MARTYRER

Martyrer (griech. mártys) bedeutet etymologisch Zeuge gleichviel, ob es sich dabei um ein Zeugnis im historischen, juridischen oder religiösen Bereich handelt. In jenem Gebrauch aber, den die christliche Tradition festgelegt hat, wird der Name Martyrer ausschließlich auf denjenigen angewendet, der das Zeugnis des Blutes ablegt. Dieser Gebrauch ist bereits im Neuen Testament belegt (Apg 22, 20; Apk 2, 13; 6, 9; 17, 6): Der Martyrer ist derjenige, der aus Treue zu dem für Jesus abgelegten Zeugnis sein Leben hingibt (vgl. Apg 6, 56).

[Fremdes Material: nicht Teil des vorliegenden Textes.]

# yuPeiyu98/Diffusion-Amortized-MCMC

Hardware: AMD Instinct MI355X
Metric: Langevin z-steps/sec (B=128, z_dim=128, CIFAR-10) (higher is better)
Workload: dtype f32; 1 GPU; cifar10 train-iteration Langevin block: 30 posterior steps on B=128 + 60 prior steps on 2B=256 split over the ranks (value counts posterior z-steps only); global_batch=128, per_rank_batch=128, per_rank_prior_chains=256, z_dim=128, ngf=128, posterior_steps=30, prior_steps=60, parallelism=dp1 (chains sharded, no collective)

## Files before the change

### diffusion-amortized-mcmc_amd/csrc/gemm.hip

```cpp
#include <algorithm>
#include <atomic>
#include <cstdlib>
#include <type_traits>

#include "gemm.h"

namespace damc {

constexpr int BN = 128;

template <int BK, int MT>
struct TileCfg {
  static constexpr int BM = 64 * MT;
  static constexpr int LDA = (BK == 16) ? BM + 2 : BM + 1;
  static constexpr int LDB = BN;
  static constexpr int AQ = BK / 4;
  static constexpr int AROWS_V = BM * BK / 1024;
  static constexpr int AROWS_S = BM * BK / 256;
  static constexpr int BROWS_V = BK / 8;
  static constexpr int BROWS_S = BK / 2;
};

template <int OM>
__device__ __forceinline__ long gemm_row_offset(const GemmArgs& p, int m, int py, int px) {
// ... 867 lines not shown
    const long v = e ? atol(e) : 0;
    return (v > 0 && v < 2147483647L) ? v : 2147483647L;
  }();
  const long per = (lim / 4 - 1) / img;
  if (per < 1) return DAMC_ERR_UNSUPPORTED;
  const long cimg = (om == O_PHASE) ? (long)a.Hout * a.Wout * a.ldc : hwq * a.ldc;
  for (long b0 = 0; b0 < nimg; b0 += per) {
    const long nb = std::min(per, nimg - b0);
    GemmArgs c = a;
    c.A = a.A + b0 * img;
    c.C = a.C + b0 * cimg;
    if (a.mask) c.mask = a.mask + b0 * cimg;
    c.M = (int)(nb * hwq);
    const char* esk = getenv("DAMC_KM_SKINNY");
    const char* ekr = getenv("DAMC_KM_SKINNY_ROWS");
    const int km_rows = ekr ? atoi(ekr) : 64;
    if (epi == EPI_STORE && om == O_DENSE && c.M <= km_rows && c.Hin == 1 && c.Win == 1 && c.Hq == 1 && c.Wq == 1 &&
        c.kw == 1 && c.Cg == c.K && !(esk && esk[0] == '0')) {
      const dim3 g((unsigned)zdim, (unsigned)((c.N + 127) / 128), (unsigned)((c.M + 31) / 32));
      hipLaunchKernelGGL(km_skinny_kernel, g, dim3(256), 0, s, c);
      continue;
    }
#define DAMC_KM(E_, O_)                \
  if (epi == E_ && om == O_) {         \
    launch_km_t<E_, O_>(c, zdim, s);   \
    continue;                          \
  }
    DAMC_KM(EPI_BIAS_ACT, O_PHASE)
    DAMC_KM(EPI_MASK, O_DENSE)
    DAMC_KM(EPI_BIAS_ACT, O_DENSE)
    DAMC_KM(EPI_STORE, O_DENSE)
#undef DAMC_KM
    return DAMC_ERR_UNSUPPORTED;
  }
  return (int)hipGetLastError();
}

constexpr int X3_BM = 256, X3_BN = 128, X3_BK = 32, X3_ROWB = 192;
__device__ __forceinline__ int x3_swz(int row) { return (row >> 1) & 3; }
constexpr int X3_F32A = 2097152, X3A_ROWB = 128;
constexpr int X3_NARROW = 4194304;
constexpr int X3_TAPSHARE = 16777216;
__device__ __forceinline__ int f32a_swz(int r) { return ((r >> 1) & 7) ^ ((((r >> 2) ^ (r >> 3)) & 1) << 1); }
__device__ __forceinline__ int ts_swz(int r) { return ((r >> 1) & 1) | (((r >> 2) & 1) << 2); }
static_assert(X3_NEGK % 32 == 0 && (X3_NEGK & (X3_NEGK - 1)) == 0, "sign blocks are whole K tiles, a power of two");
constexpr int X3_CHUNKS = 12;
typedef __bf16 bf16x8 __attribute__((ext_vector_type(8)));
typedef unsigned int u32x4 __attribute__((ext_vector_type(4)));
template <int N>
using x3_ic = std::integral_constant<int, N>;

constexpr int X3_BASE = 261, X3_RASTER = 16, X3_WIDE = 524288, X3_KREG = 1048576;
constexpr int X3_BITS = X3_BASE | X3_RASTER | X3_WIDE | X3_KREG | X3_F32A | X3_NARROW | X3_TAPSHARE;
__device__ __forceinline__ void split3_octet(const float (&v)[8], bf16x8& h, bf16x8& m, bf16x8& l) {
#pragma unroll
  for (int e = 0; e < 8; ++e) {
    const __bf16 b0 = (__bf16)v[e];
    const float r1 = sub_rn(v[e], (float)b0);
    const __bf16 b1 = (__bf16)r1;
    const float r2 = sub_rn(r1, (float)b1);
    h[e] = b0;
    m[e] = b1;
    l[e] = (__bf16)r2;
  }
}

template <int NT>
__device__ __forceinline__ void proj16(const float* tile, int ts, int r0, int C, const float* w, int ldw,
                                       f32x4 (&acc)[NT]) {
  const int lane = threadIdx.x & 63, m = lane & 15, q = lane >> 4;
#pragma unroll
  for (int t = 0; t < NT; ++t) acc[t] = f32x4{0.f, 0.f, 0.f, 0.f};
  for (int g = 0; g < C / 16; ++g) {
    const f32x4 a = *reinterpret_cast<const f32x4*>(tile + (r0 + m) * ts + 16 * g + 4 * q);
#pragma unroll
    for (int t = 0; t < NT; ++t) {
      const f32x4 b = *reinterpret_cast<const f32x4*>(w + (long)(16 * t + m) * ldw + 16 * g + 4 * q);
#pragma unroll
      for (int e = 0; e < 4; ++e) acc[t] = __builtin_amdgcn_mfma_f32_16x16x4f32(a[e], b[e], acc[t], 0, 0, 0);
    }
  }
}

template <int NT>
__global__ __launch_bounds__(512) void proj_rows_kernel(const float* __restrict__ h, long npix, int C,
                                                        const float* __restrict__ w, int ldw, float* __restrict__ P,
                                                        long pstride) {
  constexpr int TS = 256 + 4;
  __shared__ __attribute__((aligned(16))) float tile[128 * TS];
  const int tid = threadIdx.x, wave = tid >> 6, lane = tid & 63;
  const long p0 = (long)blockIdx.x * 128;
  const int c4 = C / 4;
  for (int i = tid; i < 128 * c4; i += 512) {
    const int r = i / c4, c = (i - r * c4) * 4;
    const long pix = p0 + r;
    *reinterpret_cast<f32x4*>(tile + r * TS + c) =
        pix < npix ? *reinterpret_cast<const f32x4*>(h + pix * C + c) : f32x4{0.f, 0.f, 0.f, 0.f};
  }
  __syncthreads();
  const int m = lane & 15, q = lane >> 4;
  for (int c0 = 0; c0 < C; c0 += PROJ_CHUNK) {
    f32x4 acc[NT];
    proj16<NT>(tile + c0, TS, wave * 16, min(PROJ_CHUNK, C - c0), w + c0, ldw, acc);
    float* Pc = P + (c0 / PROJ_CHUNK) * pstride;
#pragma unroll
    for (int t = 0; t < NT; ++t)
#pragma unroll
      for (int r = 0; r < 4; ++r) {
        const long pix = p0 + wave * 16 + 4 * q + r;
        if (pix < npix) Pc[pix * (16 * NT) + 16 * t + m] = acc[t][r];
      }
  }
}

int launch_proj_rows(const float* h, long npix, int C, const float* w, int ldw, int np, float* P, long pstride,
                     hipStream_t s) {
  if (C <= 0 || C > 256 || C % 16 || (np != 32 && np != 64) || npix <= 0) return DAMC_ERR_ARG;
  if (C > PROJ_CHUNK && pstride < npix * np) return DAMC_ERR_ARG;
  const dim3 grid((unsigned)((npix + 127) / 128));
  if (np == 32)
    hipLaunchKernelGGL(proj_rows_kernel<2>, grid, dim3(512), 0, s, h, npix, C, w, ldw, P, pstride);
  else
    hipLaunchKernelGGL(proj_rows_kernel<4>, grid, dim3(512), 0, s, h, npix, C, w, ldw, P, pstride);
  return (int)hipGetLastError();
}
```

1. Christus als Martyrer. Jesus selbst ist in eminentem Sinne der Martyrer Gottes und infolgedessen der Typus des Martyrers. In seinem freiwillig übernommenen Opfer hat er in der Tat das höchste Zeugnis seiner Treue zu der ihm vom Vater übertragenen Sendung abgelegt. Nach dem hl. Johannes hat Jesus seinen Tod nicht nur vorausgewusst, sondern als die vollkommenste Verherrlichung seines Vaters freiwillig auf sich genommen (Jo 10, 18); und in der Stunde seiner Verurteilung erklärt er feierlich: ,,Ich bin dazu geboren und dazu in die Welt gekommen, um für die Wahrheit Zeugnis abzulegen" (18, 37; vgl. Apk 1, 5; 3, 14).

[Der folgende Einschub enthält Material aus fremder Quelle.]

#ifndef C3DGS_BWD_WPE
#define C3DGS_BWD_WPE 5
#endif
__global__ void __launch_bounds__(256) __attribute__((amdgpu_waves_per_eu(C3DGS_BWD_WPE, C3DGS_BWD_WPE)))
render_backward_kernel(int W, int H, int gx, int T, const uint2* __restrict__ ranges, const uint32_t* __restrict__ tile_used_c,
                       const uint32_t* __restrict__ cid, const float4* __restrict__ splat,
                       const uint32_t* __restrict__ block_base, const float* __restrict__ bg, const float* __restrict__ final_Ts,
                       const uint32_t* __restrict__ n_contrib_c, const float* __restrict__ dL_dpixels,
                       float* __restrict__ partials, uint8_t* __restrict__ touched, const uint8_t* __restrict__ cqm,
                       const uint32_t* __restrict__ tile_order, uint4* __restrict__ zero_span, size_t zero_n16)
{
    if (zero_n16) {
        const size_t per = (zero_n16 + gridDim.x - 1) / gridDim.x, z0 = (size_t)blockIdx.x * per, z1 = min(z0 + per, zero_n16);
        for (size_t i = z0 + threadIdx.x; i < z1; i += 256) zero_span[i] = make_uint4(0u, 0u, 0u, 0u);
    }
    if ((int)blockIdx.x >= T) return;
    PhaseClock clk;
    const int tile = (int)tile_order[blockIdx.x];
    __shared__ float4 s_ab[BATCH + 1][2];
    __shared__ float s_c[BATCH + 1];
    __shared__ uint32_t s_slot[BATCH];
    __shared__ uint32_t s_list[4][BATCH / 2 + GROUP_G];
    __shared__ unsigned long long s_mask[4][4];
    __shared__ float s_part[2][BATCH][NPART];
    constexpr uint32_t REC_BYTES = 32;
    const char* rec_base = reinterpret_cast<const char*>(&s_ab[0][0]);
    const char* blue_base = reinterpret_cast<const char*>(&s_c[0]);

    const int tid = threadIdx.x, wave = tid >> 6, lane = tid & 63;
    const int tx = tile % gx, ty = tile / gx;
    const int px = tx * TILE + (wave & 1) * 8 + (lane & 7);
    const int py = ty * TILE + (wave >> 1) * 8 + (lane >> 3);
    const bool inside = px < W && py < H;
    const float pxf = (float)px, pyf = (float)py;
    const size_t pix = (size_t)W * py + px, HW = (size_t)H * W;

    const uint2 range = ranges[tile];
    const int n = (int)(range.y - range.x);
    const int used = min(n, (int)tile_used_c[tile]);
    if (used <= 0) return;
    const int rounds = (used + BATCH - 1) / BATCH;
    if (tid == 0) { s_ab[BATCH][0] = make_float4(0, 0, 0, 0); s_ab[BATCH][1] = make_float4(0, 0, 0, 0); s_c[BATCH] = 0.f; }
    for (int q = tid; q < 4 * (BATCH / 2 + GROUP_G); q += 256) (&s_list[0][0])[q] = (uint32_t)BATCH * REC_BYTES;

    const float T_final = inside ? final_Ts[pix] : 0.f;
    float Tr = T_final;
    const int last_contributor = inside ? (int)n_contrib_c[pix] : 0;
    float dpx0 = 0.f, dpx1 = 0.f, dpx2 = 0.f;
    if (inside) { dpx0 = dL_dpixels[pix]; dpx1 = dL_dpixels[HW + pix]; dpx2 = dL_dpixels[2 * HW + pix]; }
    float Sd = T_final * (bg[0] * dpx0 + bg[1] * dpx1 + bg[2] * dpx2);
    int wave_last = last_contributor;
#pragma unroll
    for (int o = 32; o > 0; o >>= 1) wave_last = max(wave_last, __shfl_xor(wave_last, o));
    wave_last = __builtin_amdgcn_readfirstlane(wave_last);
    const int beta = ((lane >> 2) & 1) * 4 + (lane & 1) * 2 + ((lane >> 1) & 1);
    const int my_m = ((lane >> 3) & 1) * 4 + ((lane >> 4) & 1) * 2 + ((lane >> 5) & 1);
    LaneCount lc;

    uint32_t next_id = 0u, next_qm = 0u;
    {
        const int p0 = used - 1 - tid;
        if (p0 >= 0) { next_id = cid[range.x + p0]; next_qm = cqm[range.x + p0]; }
    }
    clk.mark(PhaseClock::PROLOGUE);
    for (int r = 0; r < rounds; r++) {
        __syncthreads();
        clk.mark(PhaseClock::TOP_BARRIER);
        const int mypos = used - 1 - (r * BATCH + tid);
        uint32_t qm = 0u;
        if (mypos >= 0) {
            const uint32_t id = next_id;
            qm = next_qm;
            float4 a = splat[3 * (size_t)id], b = splat[3 * (size_t)id + 1];
            const float4 c = splat[3 * (size_t)id + 2];
            prescale_conic(a, b);
            const uint32_t off = __float_as_uint(c.y), lo = __float_as_uint(c.z), hi = __float_as_uint(c.w);
            const int x0 = lo & 0xffff, y0 = lo >> 16, x1 = hi & 0xffff;
            s_slot[tid] = block_base[id >> 8] + off + (uint32_t)((ty - y0) * (x1 - x0) + (tx - x0));
            s_ab[tid][0] = a; s_ab[tid][1] = b; s_c[tid] = c.x;
        }
        {
            const int npos = mypos - BATCH;
            if (npos >= 0) { next_id = cid[range.x + npos]; next_qm = cqm[range.x + npos]; }
        }
#pragma unroll
        for (int q = 0; q < 4; q++) {
            const unsigned long long bm = __ballot((qm >> q) & 1u);
            if (lane == 0) s_mask[q][wave] = bm;
        }
        clk.mark(PhaseClock::GATHER);
#pragma unroll
        for (int w = 0; w < 2; w++)
#pragma unroll
            for (int q = 0; q < NPART; q++) s_part[w][tid][q] = 0.f;
        clk.mark(PhaseClock::CLEAR);
        __syncthreads();
        clk.mark(PhaseClock::CLOSE_BARRIER);

        const int cnt = min(BATCH, used - r * BATCH);
        const int pos0 = used - 1 - r * BATCH;
        const int thr = (pos0 - last_contributor) * (int)REC_BYTES;
#pragma unroll 1
        for (int half = 0; half < 2; half++) {
        int nw = 0;
        {
            const unsigned long long lt = (1ull << lane) - 1ull;
#pragma unroll
            for (int cc = 0; cc < 2; cc++) {
                const int c = half * 2 + cc;
                unsigned long long m = uniform_u64(s_mask[wave][c]);
                const int jmin = pos0 - wave_last + 1 - c * 64;
                if (jmin >= 64) m = 0; else if (jmin > 0) m &= ~0ull << jmin;
                if ((m >> lane) & 1ull) s_list[wave][nw + (int)__popcll(m & lt)] = (uint32_t)(c * 64 + lane) * REC_BYTES;
                nw += (int)__popcll(m);
            }
            if (lane < GROUP_G) s_list[wave][nw + lane] = (uint32_t)BATCH * REC_BYTES;
            __builtin_amdgcn_fence(__ATOMIC_RELEASE, "wavefront");
            __builtin_amdgcn_wave_barrier();
            __builtin_amdgcn_fence(__ATOMIC_ACQUIRE, "wavefront");
        }
        clk.mark(PhaseClock::COMPACT);
        uint4 row0 = *reinterpret_cast<const uint4*>(&s_list[wave][0]);
        uint4 row1 = *reinterpret_cast<const uint4*>(&s_list[wave][4]);
        float4 a_n = *reinterpret_cast<const float4*>(rec_base + row0.x);
        float4 b_n = *reinterpret_cast<const float4*>(rec_base + row0.x + 16);
        float c_n = *reinterpret_cast<const float*>(blue_base + (row0.x >> 3));
        for (int k = 0; k < nw; k += GROUP_G) {
            const uint32_t* lrow = &s_list[wave][k];
            const uint32_t e[GROUP_G] = { row0.x, row0.y, row0.z, row0.w, row1.x, row1.y, row1.z, row1.w };
            float v[GROUP_G * NCOL];
// ... 23 lines not shown
                v[g * NCOL + 2] = dchannel_dcolor * dpx2;
                const float dL_dalpha = fmaf(Tr, cd, -(rinv * Sd));
                Sd = fmaf(dchannel_dcolor, cd, Sd);
                const float w = G_eff * dL_dalpha, wx = w * dx;
                v[g * NCOL + 3] = w;
                v[g * NCOL + 4] = wx;
                v[g * NCOL + 5] = wx * dx;
                if (g == 4) { C3DGS_TR4("row_half_mirror", "0x5", "0xa", u, v, v, 0, 24); }
                if (g == 5) { C3DGS_TR4("row_half_mirror", "0x5", "0xa", u, v, v, 4, 24); C3DGS_TR4("row_half_mirror", "0x5", "0xa", u, v, v, 8, 24); }
                if (g == 6) { C3DGS_TR4("row_half_mirror", "0x5", "0xa", u, v, v, 12, 24); }
                if (g == 7) { C3DGS_TR4("row_half_mirror", "0x5", "0xa", u, v, v, 16, 24); C3DGS_TR4("row_half_mirror", "0x5", "0xa", u, v, v, 20, 24); }
            }
            row0 = *reinterpret_cast<const uint4*>(lrow + GROUP_G);
            row1 = *reinterpret_cast<const uint4*>(lrow + GROUP_G + 4);
            reduce_columns_24(u, lane);
            a_n = *reinterpret_cast<const float4*>(rec_base + row0.x);
            b_n = *reinterpret_cast<const float4*>(rec_base + row0.x + 16);
            c_n = *reinterpret_cast<const float*>(blue_base + (row0.x >> 3));
            const int myj = (int)(my_off >> 5);
            const float dyb = *reinterpret_cast<const float*>(rec_base + my_off + 4) - pyf;
            float total, ninth;
            const float nine[NPART] = { u[0], u[1], u[2], u[3], u[4], u[5], dyb * u[3], dyb * u[4], (dyb * dyb) * u[3] };
            reduce_rows_9(nine, total, ninth);
            if (myj < BATCH) {
                __hip_atomic_fetch_add(&s_part[wave >> 1][myj][my_m], total, __ATOMIC_RELAXED, __HIP_MEMORY_SCOPE_WORKGROUP);
                if (lane < 8) __hip_atomic_fetch_add(&s_part[wave >> 1][myj][8], ninth, __ATOMIC_RELAXED, __HIP_MEMORY_SCOPE_WORKGROUP);
            }
        }
        lc.end_list();
        __builtin_amdgcn_fence(__ATOMIC_RELEASE, "wavefront");
        __builtin_amdgcn_wave_barrier();
        clk.mark(PhaseClock::GROUPS);
        }
        __syncthreads();
        clk.mark(PhaseClock::FLUSH_BARRIER);
        if (tid < cnt) {
            const uint32_t slot = s_slot[tid];
            float* dst = partials + (size_t)slot * NPART;
            float t[NPART];
#pragma unroll
            for (int q = 0; q < NPART; q++) t[q] = s_part[0][tid][q] + s_part[1][tid][q];
            dst[0] = t[0]; dst[1] = t[1]; dst[2] = t[2];
            dst[3] = t[3]; dst[4] = t[4]; dst[5] = t[6];
            dst[6] = t[5]; dst[7] = t[7]; dst[8] = t[8];
            touched[slot] = 1;
        }
        clk.mark(PhaseClock::FLUSH_STORES);
    }
    lc.flush(8, lane);
    clk.flush(lane);
}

Der hl. Lukas Hebr in der Passion Jesu jene Züge hervor, die fortan den Martyrer bestimmen werden: Beistand der göttlichen Gnade in der Stunde der Bedrängnis (Lk 22, 43); Schweigen und Geduld angesichts der Anklagen und Schmähungen (23, 9); Anerkennung der Unschuld durch Pilatus und Herodes (23, 4. 14f. 22); Vergessen auf das eigene Leid (23, 28); Erhörung der Bitte des reuigen Schächers (23, 43); Vergebung der Schuld Petri (22, 61), ja selbst der der Verfolger (22, 51; 23, 34).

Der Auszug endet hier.